• **Task input**:
==================================================

bool planes_shape_ok(const igan_conv2d_params* p, const FwdTile& t, int Mmax) {
    if (!planes_enabled() || t.BM != 128 || t.BN != 128 || p->Cin % BK != 0) return false;
    static const int min_rows = getenv("IGAN_PLANES_MIN_ROWS") ? atoi(getenv("IGAN_PLANES_MIN_ROWS")) : 1024;
    if (p->KH * p->KW == 1 || (long long)p->KH * p->KW * p->Cin < 1152 || Mmax < min_rows) return false;
    if ((long long)p->N * p->OH * p->OW >= (1LL << 24)) return false;
    if ((long long)p->N * p->H * p->W * p->Cin * 6 >= 0x7FFFFF00LL || (long long)p->KH * p->KW * p->Cin * p->Cout * 6 >= 0x7FFFFF00LL) return false;
    if (planes_mode() == 2 && (!pow2(p->Cin / PK) || p->Cin / PK > 64 || p->KH * p->KW > 9 || p->Cout % 4 != 0)) return false;
#ifdef IGAN_DIAGNOSTIC
    {
        static const int only_cin = getenv("IGAN_PLANES_ONLY_CIN") ? atoi(getenv("IGAN_PLANES_ONLY_CIN")) : 0;
        static const int no_act = getenv("IGAN_PLANES_NO_ACT") ? atoi(getenv("IGAN_PLANES_NO_ACT")) : 0;
        static const int no_scale = getenv("IGAN_PLANES_NO_SCALE") ? atoi(getenv("IGAN_PLANES_NO_SCALE")) : 0;
        static const int kind = getenv("IGAN_PLANES_KIND") ? atoi(getenv("IGAN_PLANES_KIND")) : 0;
        static const int wt = getenv("IGAN_PLANES_WT") ? atoi(getenv("IGAN_PLANES_WT")) : 0;
        if (only_cin && p->Cin != only_cin) return false;
        if ((no_act == 1 && p->act != 0) || (no_act == 2 && p->act == 0)) return false;
        if ((no_scale == 1 && p->in_scale != nullptr) || (no_scale == 2 && p->in_scale == nullptr)) return false;
        if ((kind == 1 && (p->stride != 1 || p->up != 1)) || (kind == 2 && p->stride != 2) || (kind == 3 && p->up != 2)) return false;
        if ((wt == 1 && p->w_transposed) || (wt == 2 && !p->w_transposed)) return false;
    }
#endif
    return true;
}
bool use_planes_kernel(const igan_conv2d_params* p, const FwdTile& t, int Mmax) {
    if (!planes_shape_ok(p, t, Mmax) || (((uintptr_t)p->x | (uintptr_t)p->w | (uintptr_t)p->in_scale | (uintptr_t)p->x_pieces) & 15) != 0) return false;
    if (planes_mode() == 2 && (((uintptr_t)p->y | (uintptr_t)p->out_scale | (uintptr_t)p->bias) & 15) != 0) return false;
    return true;
// ... 194 lines not shown
    if (planes) {
        IGAN_REQUIRE(p->x_pieces == nullptr || planes_mode() == 1, "conv2d: the two-piece fp16 form writes its own images (one scale per pixel here, per channel in the weight gradient): x_pieces must be NULL");
        IGAN_REQUIRE(p->x_pieces == nullptr || p->x_pieces_bytes == planes_x_floats(p) * 4, "conv2d: x_pieces is not the image of this x (x_pieces_bytes != N*H*W*Cin*6)");
        const unsigned short* xp = reinterpret_cast<const unsigned short*>(p->x_pieces);
        unsigned short* wp = reinterpret_cast<unsigned short*>(p->workspace + partial_floats + planes_x_floats(p));
        const int cpp = p->Cin / PK;
        if (xp == nullptr) {
            unsigned short* own = reinterpret_cast<unsigned short*>(p->workspace + partial_floats);
            if (a.diag_mode & 1) {}
            else if (planes_mode() == 2) launch_row_image(stream, p->x, p->in_scale, own, p->N * p->H * p->W, p->H * p->W, p->Cin, p->x_colmax);
            else launch_piece_image(stream, p->x, p->in_scale, own, p->N * p->H * p->W, p->H * p->W, p->Cin);
            xp = own;
        }
        if (p->w_pieces != nullptr) {
            IGAN_REQUIRE(p->w_pieces_bytes == igan_filter_image_bytes(p->KH, p->KW, p->Cin, p->Cout) && (((uintptr_t)p->w_pieces) & 15) == 0,
                         "conv2d: w_pieces is not an image igan_filter_image() wrote for this filter (size / alignment)");
            wp = reinterpret_cast<unsigned short*>(const_cast<void*>(p->w_pieces));
        } else if (!(a.diag_mode & 1)) launch_filter_image(stream, p->w, wp, wt, p->KH * p->KW, p->KW, p->Cout, p->Cin);
        a.xp = xp; a.wp = wp;
        a.cpt = cpp;
        if (a.diag_mode & 2) {}
        else if (planes_mode() == 2) {
            const bool tapo = f16_tap_outer();
            if (tapo && f16_w4()) hipLaunchKernelGGL(conv_fwd_planes_w4_kernel, grid, dim3(256), 0, stream, a);
            else if (tapo) hipLaunchKernelGGL((conv_fwd_planes_kernel<2, true>), grid, dim3(512), 0, stream, a);
            else hipLaunchKernelGGL((conv_fwd_planes_kernel<2, false>), grid, dim3(512), 0, stream, a);
        } else hipLaunchKernelGGL((conv_fwd_planes_kernel<3>), grid, dim3(512), 0, stream, a);
        IGAN_LAUNCH_CHECK("conv2d (piece form) launch");
        launched = true;
    } else
    if (use_dma_kernel(p, t, a.walk != 0)) {
        if (wt) {
            if (a.in_scale) hipLaunchKernelGGL((conv_fwd_dma_kernel<true, true>), grid, dim3(512), 0, stream, a);
            else hipLaunchKernelGGL((conv_fwd_dma_kernel<true, false>), grid, dim3(512), 0, stream, a);
        } else {
            if (a.in_scale) hipLaunchKernelGGL((conv_fwd_dma_kernel<false, true>), grid, dim3(512), 0, stream, a);
            else hipLaunchKernelGGL((conv_fwd_dma_kernel<false, false>), grid, dim3(512), 0, stream, a);
        }
        IGAN_LAUNCH_CHECK("conv2d (LDS-DMA) launch");
        launched = true;
    }
    if (launched) {}
    else if (t.BM == 128 && t.BN == 128 && eight_waves("IGAN_CONV_8WAVE")) launch_fwd<128, 128, 2, 4>(stream, a, grid, wt, vec);
    else if (t.BM == 128 && t.BN == 128) launch_fwd<128, 128, 2, 2>(stream, a, grid, wt, vec);
    else if (t.BM == 128 && t.BN == 64 && eight_waves("IGAN_CONV_8WAVE")) launch_fwd<128, 64, 4, 2>(stream, a, grid, wt, vec);
    else if (t.BM == 128 && t.BN == 64) launch_fwd<128, 64, 2, 2>(stream, a, grid, wt, vec);
    else if (t.BM == 128 && t.BN == 32) launch_fwd<128, 32, 4, 1>(stream, a, grid, wt, vec);
// ... 5 lines not shown
        hipLaunchKernelGGL(conv_fixup_kernel, dim3(sliced, ceil_div(t.BM, rp)), dim3(256), 0, stream, a, t.BM, t.BN, rp);
        IGAN_LAUNCH_CHECK("conv2d fix-up launch");
    }
    return IGAN_OK;
}

namespace {

int wgrad_geometry_check(const igan_conv2d_wgrad_params* p) {
    IGAN_REQUIRE(p->x && p->dy && p->dw, "conv2d_wgrad: null buffer");
    IGAN_REQUIRE(p->N >= 1 && p->H >= 1 && p->W >= 1 && p->Cin >= 1, "conv2d_wgrad: input dims must be positive");
    IGAN_REQUIRE(p->OH >= 1 && p->OW >= 1 && p->Cout >= 1, "conv2d_wgrad: output dims must be positive");
    IGAN_REQUIRE(p->KH >= 1 && p->KW >= 1, "conv2d_wgrad: kernel must be at least 1x1");
    IGAN_REQUIRE(p->stride >= 1 && p->up >= 1, "conv2d_wgrad: stride and up must be at least 1");
    IGAN_REQUIRE(p->stride == 1 || p->up == 1, "conv2d_wgrad: at most one of stride, up may exceed 1");
    if (!(p->up == 1 || p->up == 2)) return igan::fail(IGAN_ERR_UNSUPPORTED, "conv2d_wgrad: up must be 1 or 2 (got %d)", p->up);
    IGAN_REQUIRE((long long)p->N * p->H * p->W * p->Cin * 4 <= 0x7FFFFFF0LL, "conv2d_wgrad: input too large (2 GiB per operand)");
    IGAN_REQUIRE((long long)p->N * p->OH * p->OW * p->Cout * 4 <= 0x7FFFFFF0LL, "conv2d_wgrad: output gradient too large (2 GiB per operand)");
    IGAN_REQUIRE((long long)p->KH * p->KW * p->Cin * p->Cout <= INT32_MAX, "conv2d_wgrad: filter too large");
    return IGAN_OK;
}

template <int BM, int BN, int WM, int WN, bool VEC>
void launch_wgrad2(hipStream_t stream, const WgradArgs& a, dim3 grid, int scm) {
    if constexpr (BM == 128 && BN == 128 && WM * WN == 8) {
        hipLaunchKernelGGL((conv_wgrad_kernel<BM, BN, WM, WN, VEC, 0>), grid, dim3(WM * WN * 64), 0, stream, a);
    } else {
        if (scm == 0) hipLaunchKernelGGL((conv_wgrad_kernel<BM, BN, WM, WN, VEC, 0>), grid, dim3(WM * WN * 64), 0, stream, a);
        else if (scm == 1) hipLaunchKernelGGL((conv_wgrad_kernel<BM, BN, WM, WN, VEC, 1>), grid, dim3(WM * WN * 64), 0, stream, a);
        else hipLaunchKernelGGL((conv_wgrad_kernel<BM, BN, WM, WN, VEC, 2>), grid, dim3(WM * WN * 64), 0, stream, a);
    }
}
template <int BM, int BN, int WM, int WN>
void launch_wgrad(hipStream_t stream, const WgradArgs& a, dim3 grid, bool vec, int scm) {
    if (vec) launch_wgrad2<BM, BN, WM, WN, true>(stream, a, grid, scm);
    else launch_wgrad2<BM, BN, WM, WN, false>(stream, a, grid, scm);
}

struct WgTile { int BM, BN; };
WgTile pick_wg_tile(int Cin, int Cout) {
    WgTile t;
    t.BM = (Cin > 32) ? 128 : 32;
    t.BN = (Cout > 32) ? 128 : 32;
    if (t.BM == 32 && t.BN == 32) t.BN = 128;
    return t;
}

int wgrad_splits(const igan_conv2d_wgrad_params* p) {
    const WgTile t = pick_wg_tile(p->Cin, p->Cout);
    const long long tiles = (long long)igan::ceil_div(p->Cin, t.BM) * igan::ceil_div(p->Cout, t.BN) * p->KH * p->KW;
    const int up = p->up;
    const long long kpix = (long long)p->N * ((p->OH + up - 1) / up) * ((p->OW + up - 1) / up);
    const int chunks = (int)((kpix + BK - 1) / BK);
    const int max_by_work = std::max(1, chunks / 4);
    int s;
    if (tiles >= 512) s = 1;
    else {
        s = (int)(512 / tiles);
        if (s > max_by_work) s = max_by_work;
// ... 131 lines not shown
            xp = own;
        }
        if (dyp == nullptr) {
            unsigned short* own = reinterpret_cast<unsigned short*>(p->workspace + partial_floats + wgrad_planes_x_floats(p));
            if (planes_mode() == 2) launch_col_image(stream, p->dy, p->out_scale, own, p->N * p->OH * p->OW, p->OH * p->OW, p->Cout, p->dy_colmax);
            else launch_piece_image(stream, p->dy, p->out_scale, own, p->N * p->OH * p->OW, p->OH * p->OW, p->Cout);
            dyp = own;
        }
        a.xp = xp; a.dyp = dyp;
        if (planes_mode() == 2) hipLaunchKernelGGL((conv_wgrad_planes_kernel<2>), grid, dim3(512), 0, stream, a);
        else hipLaunchKernelGGL((conv_wgrad_planes_kernel<3>), grid, dim3(512), 0, stream, a);
        IGAN_LAUNCH_CHECK("conv2d_wgrad (piece form) launch");
        if (splits > 1) {
            const int total = (int)wsize;
            const int rg = std::min(ceil_div(total, 256), 2048);
            hipLaunchKernelGGL(plain_reduce_kernel, dim3(rg), dim3(256), 0, stream, (const float*)p->workspace, p->dw, total, splits, p->alpha);
            IGAN_LAUNCH_CHECK("conv2d_wgrad reduce launch");
        }
        return IGAN_OK;
    }
    const bool vec = a.vecA && a.vecB && (a.in_scale == nullptr || a.vecSA) && (a.out_scale == nullptr || a.vecSB);
    const int scm = (a.in_scale && a.out_scale) ? 1 : ((a.in_scale || a.out_scale) ? 2 : 0);
    const bool long_axis = (long long)p->OH * p->OW >= 128LL * 128LL;
    if (t.BM == 128 && t.BN == 128 && eight_waves("IGAN_WGRAD_8WAVE") && !long_axis && scm == 0) launch_wgrad<128, 128, 2, 4>(stream, a, grid, vec, scm);
    else if (t.BM == 128 && t.BN == 128) launch_wgrad<128, 128, 2, 2>(stream, a, grid, vec, scm);
    else if (t.BM == 128 && t.BN == 32) launch_wgrad<128, 32, 4, 1>(stream, a, grid, vec, scm);
    else launch_wgrad<32, 128, 1, 4>(stream, a, grid, vec, scm);
    IGAN_LAUNCH_CHECK("conv2d_wgrad launch");
    if (splits > 1) {
        const int total = (int)wsize;
        const int rg = std::min(ceil_div(total, 256), 2048);
        hipLaunchKernelGGL(plain_reduce_kernel, dim3(rg), dim3(256), 0, stream, (const float*)p->workspace, p->dw, total, splits, p->alpha);
        IGAN_LAUNCH_CHECK("conv2d_wgrad reduce launch");
    }
    return IGAN_OK;
}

==================================================

• **What this task involves**: Exactly and only the lines from the one containing "else launch_wgrad<32, 128, 1, 4>(stream, a, grid, vec, scm);" to the end of the entries above are to be written out.

• **Exercise answer**:
    else launch_wgrad<32, 128, 1, 4>(stream, a, grid, vec, scm);
    IGAN_LAUNCH_CHECK("conv2d_wgrad launch");
    if (splits > 1) {
        const int total = (int)wsize;
        const int rg = std::min(ceil_div(total, 256), 2048);
        hipLaunchKernelGGL(plain_reduce_kernel, dim3(rg), dim3(256), 0, stream, (const float*)p->workspace, p->dw, total, splits, p->alpha);
        IGAN_LAUNCH_CHECK("conv2d_wgrad reduce launch");
    }
    return IGAN_OK;
}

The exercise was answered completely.